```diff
@@ -519,14 +552,17 @@
 
     for j in range(d - 1, 0, -1):
         head = getattr(model, "final_%d" % j)
-        go = d_outs[j - 1]
-        if go is None:
-            go = torch.zeros_like(s.outs[j - 1])
-        go = go.contiguous()
-        dx, acc, gate = book.target((0, j), can_gate=True)
-        dw, db = ops.head_bwd(go, s.outs[j - 1], s.X[(0, j)], head.weight.detach().view(model.n_classes, -1), s.p_drop,
-                              s.seeds[j - 1], None if s.masks is None else s.masks[j - 1], dx, acc,
-                              gate_x=gate is not None, seed_dev=s.seed_dev)
+        if s.head_grads is not None:
+            dw, db = s.head_grads[j]
+        else:
+            go = d_outs[j - 1]
+            if go is None:
+                go = torch.zeros_like(s.outs[j - 1])
+            go = go.contiguous()
+            dx, acc, gate = book.target((0, j), can_gate=True)
+            dw, db = ops.head_bwd(go, s.outs[j - 1], s.X[(0, j)], head.weight.detach().view(model.n_classes, -1), s.p_drop,
+                                  s.seeds[j - 1], None if s.masks is None else s.masks[j - 1], dx, acc,
+                                  gate_x=gate is not None, seed_dev=s.seed_dev)
         if _ALLOC[0] is not None:
             gw, gb = _new_grad(head.weight), _new_grad(head.bias)
             gw.copy_(dw)
@@ -592,7 +628,7 @@
 class _UNetNestedFn(torch.autograd.Function):
     @staticmethod
     def forward(ctx, model, x, *params):
-        outs, saved = forward_impl(model, x, model.training, save=True)
+        outs, saved = forward_impl(model, x, model.training, save=True, head_loss=model.__dict__.get("_head_loss"))
         if getattr(model, "_debug_keep_saved", False):
             model._debug_saved = saved
         ctx.model, ctx.saved = model, saved
diff --git a/unet_nested4tiny_objects_keypoints_amd/graph.py b/unet_nested4tiny_objects_keypoints_amd/graph.py
--- a/unet_nested4tiny_objects_keypoints_amd/graph.py
+++ b/unet_nested4tiny_objects_keypoints_amd/graph.py
@@ -9,7 +9,7 @@
 
 import torch
 
-from .step import loss_and_backward
+from .step import forward_loss_backward
 
 _HIP_NODE_TYPES = {0: "kernel", 1: "memcpy", 2: "memset", 3: "host", 4: "graph", 5: "empty", 6: "wait_event",
                    7: "event_record", 8: "ext_sem_signal", 9: "ext_sem_wait", 10: "mem_alloc", 11: "mem_free",
@@ -161,8 +161,7 @@
 
     def _body(self, with_optimizer: bool):
         self.optimizer.zero_grad(set_to_none=True)
-        outputs = self.model(self._x)
-        avgloss = loss_and_backward(self.criterion, outputs, self._t)
+        outputs, avgloss = forward_loss_backward(self.model, self.criterion, self._x, self._t)
         if with_optimizer:
             self.optimizer.step()
         return outputs, avgloss
diff --git a/unet_nested4tiny_objects_keypoints_amd/ops.py b/unet_nested4tiny_objects_keypoints_amd/ops.py
--- a/unet_nested4tiny_objects_keypoints_amd/ops.py
+++ b/unet_nested4tiny_objects_keypoints_amd/ops.py
@@ -671,6 +671,39 @@
     return sums[:n_cls * c].view(n_cls, c, 1, 1), sums[n_cls * c:]
 
 
+def head_train_takes(c, n_cls, elements, *tensors):
+    g4 = c >> 2
+    pcls = 4 if n_cls <= 4 else 8
+    return (c == 4 * g4 and g4 & (g4 - 1) == 0 and pcls <= g4 <= 32 and 1 <= n_cls <= 8 and elements < 0x7fffffff
+            and all(t is None or t.data_ptr() % 16 == 0 for t in tensors))
+
+
+def head_train(x, weight, bias, target, rows, gamma, heads, p_drop, seed, mask, out_nchw, dx, accumulate, gate_x=False,
+               seed_dev=None):
+    lib = _lib.lib()
+    n, h, w, c = x.shape
+    n_cls = weight.shape[0]
+    _need(x, "head features")
+    _need(target, "target")
+    if tuple(target.shape) != (n, n_cls, h, w) or tuple(_need(out_nchw, "output").shape) != (n, n_cls, h, w):
+        raise ValueError("target and output must be [N, n_cls, H, W]")
+    blocks = int(lib.unetpp_head_bwd_blocks(n * h * w))
+    ln = n_cls * c + n_cls
+    partial = torch.empty(blocks * ln, dtype=torch.float32, device=x.device)
+    inv_rows = C.c_float(1.0 / C.c_float(float(rows)).value)
+    scale = C.c_float(1.0 / C.c_float(float(heads)).value)
+    st = _stream()
+    status = lib.unetpp_head_train(_ptr(x), _ptr(weight), _ptr(bias), _ptr(target), n, h, w, c, n_cls, float(p_drop),
+                                   C.c_uint64(seed), _ptr(mask), _ptr(seed_dev), float(gamma), inv_rows, scale,
+                                   _ptr(out_nchw), _ptr(dx), int(accumulate), int(gate_x), _ptr(partial), st)
+    if status == 1:
+        return None
+    check(status, "unetpp_head_train")
+    sums = torch.empty(ln, dtype=torch.float32, device=x.device)
+    check(lib.unetpp_sum_partials(_ptr(partial), blocks, ln, _ptr(sums), st), "unetpp_sum_partials")
+    return sums[:n_cls * c].view(n_cls, c, 1, 1), sums[n_cls * c:]
+
+
 def bilinear2x_fwd(x, y):
     n, h, w, c = x.shape
     if _is_bf16(x):
diff --git a/unet_nested4tiny_objects_keypoints_amd/step.py b/unet_nested4tiny_objects_keypoints_amd/step.py
--- a/unet_nested4tiny_objects_keypoints_amd/step.py
+++ b/unet_nested4tiny_objects_keypoints_amd/step.py
@@ -7,9 +7,19 @@
 _FUSED_HEAD_LOSS = os.environ.get("UNETPP_NO_FUSED_HEAD_LOSS") is None
 
 
+def _fused_heads_enabled():
+    return os.environ.get("UNETPP_NO_FUSED_HEADS") is None
+
+
+def _is_package_focal(criterion):
+    from .losses import FocalLoss_BCE_2d
+    return (isinstance(criterion, FocalLoss_BCE_2d) and type(criterion).forward is FocalLoss_BCE_2d.forward
+            and not criterion._forward_hooks and not criterion._forward_pre_hooks)
+
+
 def loss_and_backward(criterion, outputs, target):
     if isinstance(outputs, tuple):
-        fused = getattr(criterion, "mean_over_heads", None)
+        fused = getattr(criterion, "mean_over_heads", None) if _is_package_focal(criterion) else None
         if _FUSED_HEAD_LOSS and fused is not None and torch.is_grad_enabled() and all(o.requires_grad for o in outputs):
             got = fused(outputs, target)
             if got is not None:
@@ -26,9 +36,44 @@
     return avgloss
 
 
+def _head_loss_for(model, criterion, inputs, target):
+    from . import _lib, engine
+    from .unet import UNet_Nested
+    if not (_FUSED_HEAD_LOSS and _fused_heads_enabled() and torch.is_grad_enabled() and _is_package_focal(criterion)):
+        return None
+    if not (isinstance(model, UNet_Nested) and model.training and model.is_ds and 2 <= model.depth - 1 <= _lib.MAX_HEADS
+            and getattr(model, "activation_dtype", torch.float32) == torch.float32):
+        return None
+    if not (torch.is_tensor(inputs) and inputs.dim() == 4 and torch.is_tensor(target) and target.is_cuda
+            and target.dtype == torch.float32 and target.is_contiguous() and not target.requires_grad
+            and target.device == inputs.device
+            and tuple(target.shape) == (inputs.shape[0], model.n_classes, inputs.shape[2], inputs.shape[3])):
+        return None
+    rows = target.numel() if criterion.size_average else target.shape[0] * target.shape[1]
+    return engine.HeadLoss(target, rows, float(criterion.gamma))
+
+
+def forward_loss_backward(model, criterion, inputs, target):
+    head_loss = _head_loss_for(model, criterion, inputs, target)
+    if head_loss is None:
+        outputs = model(inputs)
+        return outputs, loss_and_backward(criterion, outputs, target)
+    model.__dict__["_head_loss"] = head_loss
+    try:
+        outputs = model(inputs)
+    finally:
+        del model.__dict__["_head_loss"]
+    if not head_loss.taken:
+        return outputs, loss_and_backward(criterion, outputs, target)
+    from . import ops
+    heads = [o.detach() for o in outputs]
+    loss, _ = ops.focal_bce_heads(heads, target, head_loss.rows, head_loss.gamma, want_grad=False)
+    torch.autograd.backward(list(outputs), heads)
+    return outputs, loss[0]
+
+
 def train_step(model, optimizer, criterion, inputs, target):
     optimizer.zero_grad()
-    outputs = model(inputs)
-    avgloss = loss_and_backward(criterion, outputs, target)
+    outputs, avgloss = forward_loss_backward(model, criterion, inputs, target)
     optimizer.step()
     return outputs, avgloss
```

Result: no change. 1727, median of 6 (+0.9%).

________________

Your response should contain each line of the listing in which the word "avgloss" occurs.

# Written reply
-        avgloss = loss_and_backward(self.criterion, outputs, self._t)
+        outputs, avgloss = forward_loss_backward(self.model, self.criterion, self._x, self._t)
         return outputs, avgloss
     return avgloss
-    avgloss = loss_and_backward(criterion, outputs, target)
+    outputs, avgloss = forward_loss_backward(model, criterion, inputs, target)
     return outputs, avgloss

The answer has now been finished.